EXERCISE DIRECTIONS —
Some of the lines below need repeating. Reproduce exactly those between the lines holding "constexpr bool NOX = (PM & 32) != 0;" and "const int j = tile * TW + w;", inclusive.

★ ★ ★ ★ ★ ★ ★

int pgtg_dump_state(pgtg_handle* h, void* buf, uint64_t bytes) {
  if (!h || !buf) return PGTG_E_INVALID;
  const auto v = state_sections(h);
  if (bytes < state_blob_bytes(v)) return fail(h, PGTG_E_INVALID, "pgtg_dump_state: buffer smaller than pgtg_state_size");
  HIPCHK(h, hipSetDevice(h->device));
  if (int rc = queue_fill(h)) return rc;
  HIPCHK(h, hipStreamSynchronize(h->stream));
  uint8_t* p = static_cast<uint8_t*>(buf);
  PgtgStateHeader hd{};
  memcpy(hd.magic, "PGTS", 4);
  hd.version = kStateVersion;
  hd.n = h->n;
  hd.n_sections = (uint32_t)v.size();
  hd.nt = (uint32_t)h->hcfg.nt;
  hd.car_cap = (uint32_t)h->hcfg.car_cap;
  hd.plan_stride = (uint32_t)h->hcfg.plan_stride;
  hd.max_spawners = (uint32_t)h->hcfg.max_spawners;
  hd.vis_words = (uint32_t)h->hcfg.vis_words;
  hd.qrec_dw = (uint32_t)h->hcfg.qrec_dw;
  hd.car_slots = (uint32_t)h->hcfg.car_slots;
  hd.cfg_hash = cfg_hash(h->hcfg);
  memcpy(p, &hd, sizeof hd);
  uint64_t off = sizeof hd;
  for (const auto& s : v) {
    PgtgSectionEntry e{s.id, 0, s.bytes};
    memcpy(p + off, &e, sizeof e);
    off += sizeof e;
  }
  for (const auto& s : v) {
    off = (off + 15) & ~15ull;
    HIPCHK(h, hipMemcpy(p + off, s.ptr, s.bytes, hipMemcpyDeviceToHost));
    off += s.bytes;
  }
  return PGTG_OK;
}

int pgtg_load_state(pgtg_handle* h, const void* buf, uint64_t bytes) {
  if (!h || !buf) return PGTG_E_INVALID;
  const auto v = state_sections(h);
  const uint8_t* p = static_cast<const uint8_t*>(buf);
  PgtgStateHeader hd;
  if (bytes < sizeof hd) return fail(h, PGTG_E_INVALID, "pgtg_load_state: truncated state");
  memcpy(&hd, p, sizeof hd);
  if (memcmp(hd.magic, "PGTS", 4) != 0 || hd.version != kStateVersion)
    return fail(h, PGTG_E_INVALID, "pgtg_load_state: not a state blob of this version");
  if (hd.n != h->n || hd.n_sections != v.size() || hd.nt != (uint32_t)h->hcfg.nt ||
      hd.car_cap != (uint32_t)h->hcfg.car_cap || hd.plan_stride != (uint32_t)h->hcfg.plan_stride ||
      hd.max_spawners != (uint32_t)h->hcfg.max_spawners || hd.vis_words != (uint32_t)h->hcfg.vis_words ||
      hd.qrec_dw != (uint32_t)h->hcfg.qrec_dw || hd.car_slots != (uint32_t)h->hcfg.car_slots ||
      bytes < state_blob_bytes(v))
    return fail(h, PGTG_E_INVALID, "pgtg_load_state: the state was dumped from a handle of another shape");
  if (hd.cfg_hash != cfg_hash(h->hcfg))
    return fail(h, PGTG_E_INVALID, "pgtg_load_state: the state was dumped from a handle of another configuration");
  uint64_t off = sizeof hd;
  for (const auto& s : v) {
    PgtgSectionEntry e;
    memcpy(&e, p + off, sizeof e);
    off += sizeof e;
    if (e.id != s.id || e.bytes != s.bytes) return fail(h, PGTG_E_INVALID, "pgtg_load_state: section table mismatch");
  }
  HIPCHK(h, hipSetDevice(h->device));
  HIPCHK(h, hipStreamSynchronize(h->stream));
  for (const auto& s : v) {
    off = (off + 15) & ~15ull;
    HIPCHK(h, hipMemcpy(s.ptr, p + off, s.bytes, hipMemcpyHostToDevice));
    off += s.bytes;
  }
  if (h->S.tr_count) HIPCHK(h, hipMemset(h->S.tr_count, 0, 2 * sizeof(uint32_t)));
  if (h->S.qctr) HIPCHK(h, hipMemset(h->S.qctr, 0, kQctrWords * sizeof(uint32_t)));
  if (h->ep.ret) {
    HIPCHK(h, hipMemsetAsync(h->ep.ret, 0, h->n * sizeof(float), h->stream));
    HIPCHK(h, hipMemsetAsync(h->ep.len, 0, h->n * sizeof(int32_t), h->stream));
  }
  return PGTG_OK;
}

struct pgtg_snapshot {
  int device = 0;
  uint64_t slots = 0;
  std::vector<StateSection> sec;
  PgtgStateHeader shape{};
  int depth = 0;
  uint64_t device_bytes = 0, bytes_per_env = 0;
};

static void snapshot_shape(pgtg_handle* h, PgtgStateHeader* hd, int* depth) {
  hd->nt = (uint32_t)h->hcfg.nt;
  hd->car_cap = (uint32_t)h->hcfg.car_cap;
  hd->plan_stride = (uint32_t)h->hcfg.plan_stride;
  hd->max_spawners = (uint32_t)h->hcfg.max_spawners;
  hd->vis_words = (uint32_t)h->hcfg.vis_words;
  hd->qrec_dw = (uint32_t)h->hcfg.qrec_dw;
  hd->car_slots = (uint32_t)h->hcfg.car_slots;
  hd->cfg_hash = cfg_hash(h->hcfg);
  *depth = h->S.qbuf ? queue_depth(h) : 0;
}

★ ★ ★ ★ ★ ★ ★

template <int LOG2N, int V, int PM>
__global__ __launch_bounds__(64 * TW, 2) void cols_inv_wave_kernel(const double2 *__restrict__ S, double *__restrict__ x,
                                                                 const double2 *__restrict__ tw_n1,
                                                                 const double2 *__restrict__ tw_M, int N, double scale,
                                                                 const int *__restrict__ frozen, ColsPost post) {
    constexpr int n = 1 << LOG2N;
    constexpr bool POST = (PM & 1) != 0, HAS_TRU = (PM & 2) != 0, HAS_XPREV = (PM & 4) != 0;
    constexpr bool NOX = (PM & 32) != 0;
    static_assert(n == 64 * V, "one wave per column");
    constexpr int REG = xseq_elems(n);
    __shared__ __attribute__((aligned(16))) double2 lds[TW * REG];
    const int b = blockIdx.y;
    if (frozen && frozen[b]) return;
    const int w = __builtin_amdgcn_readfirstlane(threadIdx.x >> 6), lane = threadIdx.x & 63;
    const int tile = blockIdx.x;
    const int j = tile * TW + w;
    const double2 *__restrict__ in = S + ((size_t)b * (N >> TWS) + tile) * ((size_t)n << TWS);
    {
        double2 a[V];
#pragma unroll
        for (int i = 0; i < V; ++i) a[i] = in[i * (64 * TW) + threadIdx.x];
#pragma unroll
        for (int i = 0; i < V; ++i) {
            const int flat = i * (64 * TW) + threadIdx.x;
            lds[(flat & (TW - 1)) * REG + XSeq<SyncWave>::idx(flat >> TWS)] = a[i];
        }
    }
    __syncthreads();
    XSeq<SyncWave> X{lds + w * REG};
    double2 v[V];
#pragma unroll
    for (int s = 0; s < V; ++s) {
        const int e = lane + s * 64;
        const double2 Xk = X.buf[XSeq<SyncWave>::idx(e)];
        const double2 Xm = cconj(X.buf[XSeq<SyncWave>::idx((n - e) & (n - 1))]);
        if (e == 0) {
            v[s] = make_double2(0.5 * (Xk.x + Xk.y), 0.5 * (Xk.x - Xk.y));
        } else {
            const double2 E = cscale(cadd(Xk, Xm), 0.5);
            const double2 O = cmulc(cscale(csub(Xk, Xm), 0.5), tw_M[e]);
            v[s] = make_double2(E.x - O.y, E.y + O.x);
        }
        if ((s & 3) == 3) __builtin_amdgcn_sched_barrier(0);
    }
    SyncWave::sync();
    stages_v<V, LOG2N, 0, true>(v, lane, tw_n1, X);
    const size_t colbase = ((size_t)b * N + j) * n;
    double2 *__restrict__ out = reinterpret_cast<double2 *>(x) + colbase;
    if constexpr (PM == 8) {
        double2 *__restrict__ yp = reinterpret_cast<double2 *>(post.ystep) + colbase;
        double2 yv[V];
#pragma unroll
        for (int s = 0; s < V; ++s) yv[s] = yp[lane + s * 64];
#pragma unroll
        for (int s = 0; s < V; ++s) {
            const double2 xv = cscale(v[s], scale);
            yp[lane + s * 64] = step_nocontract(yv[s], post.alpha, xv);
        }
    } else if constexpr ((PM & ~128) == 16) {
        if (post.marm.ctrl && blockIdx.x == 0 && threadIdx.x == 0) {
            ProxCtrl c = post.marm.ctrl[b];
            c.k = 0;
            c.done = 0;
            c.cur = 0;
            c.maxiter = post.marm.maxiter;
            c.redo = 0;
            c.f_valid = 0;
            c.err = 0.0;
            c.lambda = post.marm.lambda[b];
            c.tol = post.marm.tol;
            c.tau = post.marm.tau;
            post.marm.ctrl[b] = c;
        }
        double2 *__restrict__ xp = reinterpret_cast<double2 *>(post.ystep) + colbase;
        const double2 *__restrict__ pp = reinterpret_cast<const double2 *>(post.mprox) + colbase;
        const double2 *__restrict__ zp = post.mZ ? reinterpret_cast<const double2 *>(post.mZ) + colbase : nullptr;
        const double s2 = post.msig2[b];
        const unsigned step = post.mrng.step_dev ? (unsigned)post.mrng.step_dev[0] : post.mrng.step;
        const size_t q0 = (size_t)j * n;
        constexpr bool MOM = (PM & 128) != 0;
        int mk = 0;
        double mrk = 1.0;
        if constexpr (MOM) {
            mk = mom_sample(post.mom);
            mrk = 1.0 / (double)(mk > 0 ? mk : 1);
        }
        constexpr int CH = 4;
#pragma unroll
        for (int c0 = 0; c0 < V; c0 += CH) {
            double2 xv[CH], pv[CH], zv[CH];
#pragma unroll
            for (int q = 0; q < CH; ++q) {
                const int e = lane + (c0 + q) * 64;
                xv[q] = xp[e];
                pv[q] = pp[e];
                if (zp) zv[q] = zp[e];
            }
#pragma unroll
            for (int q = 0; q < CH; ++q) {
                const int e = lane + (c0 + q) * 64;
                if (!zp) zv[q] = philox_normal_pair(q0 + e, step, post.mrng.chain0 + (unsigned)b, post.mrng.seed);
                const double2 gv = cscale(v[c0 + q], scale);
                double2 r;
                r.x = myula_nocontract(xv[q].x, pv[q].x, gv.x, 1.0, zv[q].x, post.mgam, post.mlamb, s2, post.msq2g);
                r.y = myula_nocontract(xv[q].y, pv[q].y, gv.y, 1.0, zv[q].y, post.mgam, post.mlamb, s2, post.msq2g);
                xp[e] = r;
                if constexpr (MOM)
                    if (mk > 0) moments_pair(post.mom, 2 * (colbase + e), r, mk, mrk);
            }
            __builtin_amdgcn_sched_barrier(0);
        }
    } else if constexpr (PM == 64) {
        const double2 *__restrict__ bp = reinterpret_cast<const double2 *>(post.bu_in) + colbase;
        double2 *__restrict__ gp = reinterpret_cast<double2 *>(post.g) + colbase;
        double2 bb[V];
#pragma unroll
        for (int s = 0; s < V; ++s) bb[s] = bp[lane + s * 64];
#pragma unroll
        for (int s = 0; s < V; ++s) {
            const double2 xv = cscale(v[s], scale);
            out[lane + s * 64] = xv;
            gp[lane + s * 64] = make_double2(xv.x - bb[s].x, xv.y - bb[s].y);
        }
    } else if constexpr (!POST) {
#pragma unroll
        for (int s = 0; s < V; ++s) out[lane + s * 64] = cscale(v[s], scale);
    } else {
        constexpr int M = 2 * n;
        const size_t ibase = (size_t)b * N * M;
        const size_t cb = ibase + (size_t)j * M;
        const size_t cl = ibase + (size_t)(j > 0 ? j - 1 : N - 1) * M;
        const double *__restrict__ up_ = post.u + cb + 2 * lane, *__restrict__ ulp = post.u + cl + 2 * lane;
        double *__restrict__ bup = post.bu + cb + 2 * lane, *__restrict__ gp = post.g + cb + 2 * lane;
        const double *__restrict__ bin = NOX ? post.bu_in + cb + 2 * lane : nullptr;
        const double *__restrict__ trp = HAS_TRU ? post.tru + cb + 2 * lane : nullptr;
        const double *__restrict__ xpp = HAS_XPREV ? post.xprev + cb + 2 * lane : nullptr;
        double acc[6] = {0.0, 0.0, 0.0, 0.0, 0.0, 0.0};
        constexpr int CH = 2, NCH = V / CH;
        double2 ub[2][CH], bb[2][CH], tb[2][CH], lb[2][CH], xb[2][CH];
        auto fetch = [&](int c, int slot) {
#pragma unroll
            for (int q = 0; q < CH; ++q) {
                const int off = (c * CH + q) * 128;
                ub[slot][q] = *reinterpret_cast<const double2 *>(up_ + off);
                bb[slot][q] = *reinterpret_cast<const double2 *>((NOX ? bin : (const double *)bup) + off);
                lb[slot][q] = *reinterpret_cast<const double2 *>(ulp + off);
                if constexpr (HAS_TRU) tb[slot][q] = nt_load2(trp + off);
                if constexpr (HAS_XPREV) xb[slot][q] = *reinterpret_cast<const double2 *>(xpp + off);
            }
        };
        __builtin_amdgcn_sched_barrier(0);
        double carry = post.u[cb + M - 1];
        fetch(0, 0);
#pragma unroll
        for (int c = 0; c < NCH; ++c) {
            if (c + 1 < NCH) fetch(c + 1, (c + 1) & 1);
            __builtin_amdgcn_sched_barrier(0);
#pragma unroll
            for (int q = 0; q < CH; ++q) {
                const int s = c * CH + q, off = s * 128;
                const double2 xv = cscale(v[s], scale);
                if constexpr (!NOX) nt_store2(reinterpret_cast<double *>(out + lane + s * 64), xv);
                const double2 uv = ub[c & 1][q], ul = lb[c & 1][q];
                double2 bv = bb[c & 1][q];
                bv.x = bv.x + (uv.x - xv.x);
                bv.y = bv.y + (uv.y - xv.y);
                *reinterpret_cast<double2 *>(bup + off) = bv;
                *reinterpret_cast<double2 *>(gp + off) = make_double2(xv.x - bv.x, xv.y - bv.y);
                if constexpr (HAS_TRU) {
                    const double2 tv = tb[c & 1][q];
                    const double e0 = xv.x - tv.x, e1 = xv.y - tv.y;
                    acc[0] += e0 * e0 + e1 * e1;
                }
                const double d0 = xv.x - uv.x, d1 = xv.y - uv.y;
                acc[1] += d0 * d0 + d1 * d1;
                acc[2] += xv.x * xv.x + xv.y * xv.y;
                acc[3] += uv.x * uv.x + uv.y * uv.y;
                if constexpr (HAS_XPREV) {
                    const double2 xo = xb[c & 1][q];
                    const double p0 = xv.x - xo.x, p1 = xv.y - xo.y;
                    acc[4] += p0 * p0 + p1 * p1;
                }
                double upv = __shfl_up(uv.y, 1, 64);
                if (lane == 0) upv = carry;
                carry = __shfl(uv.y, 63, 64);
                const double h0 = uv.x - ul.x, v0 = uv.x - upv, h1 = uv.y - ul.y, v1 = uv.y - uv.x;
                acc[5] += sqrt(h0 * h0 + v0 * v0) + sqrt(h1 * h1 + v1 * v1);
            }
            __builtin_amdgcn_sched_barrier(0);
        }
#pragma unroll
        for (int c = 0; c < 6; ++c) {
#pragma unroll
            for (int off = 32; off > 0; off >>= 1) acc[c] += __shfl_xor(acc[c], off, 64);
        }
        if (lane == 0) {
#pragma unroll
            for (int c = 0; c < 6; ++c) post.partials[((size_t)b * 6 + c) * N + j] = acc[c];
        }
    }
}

★ ★ ★ ★ ★ ★ ★

RESPONSE FOR THIS EXERCISE —
    constexpr bool NOX = (PM & 32) != 0;
    static_assert(n == 64 * V, "one wave per column");
    constexpr int REG = xseq_elems(n);
    __shared__ __attribute__((aligned(16))) double2 lds[TW * REG];
    const int b = blockIdx.y;
    if (frozen && frozen[b]) return;
    const int w = __builtin_amdgcn_readfirstlane(threadIdx.x >> 6), lane = threadIdx.x & 63;
    const int tile = blockIdx.x;
    const int j = tile * TW + w;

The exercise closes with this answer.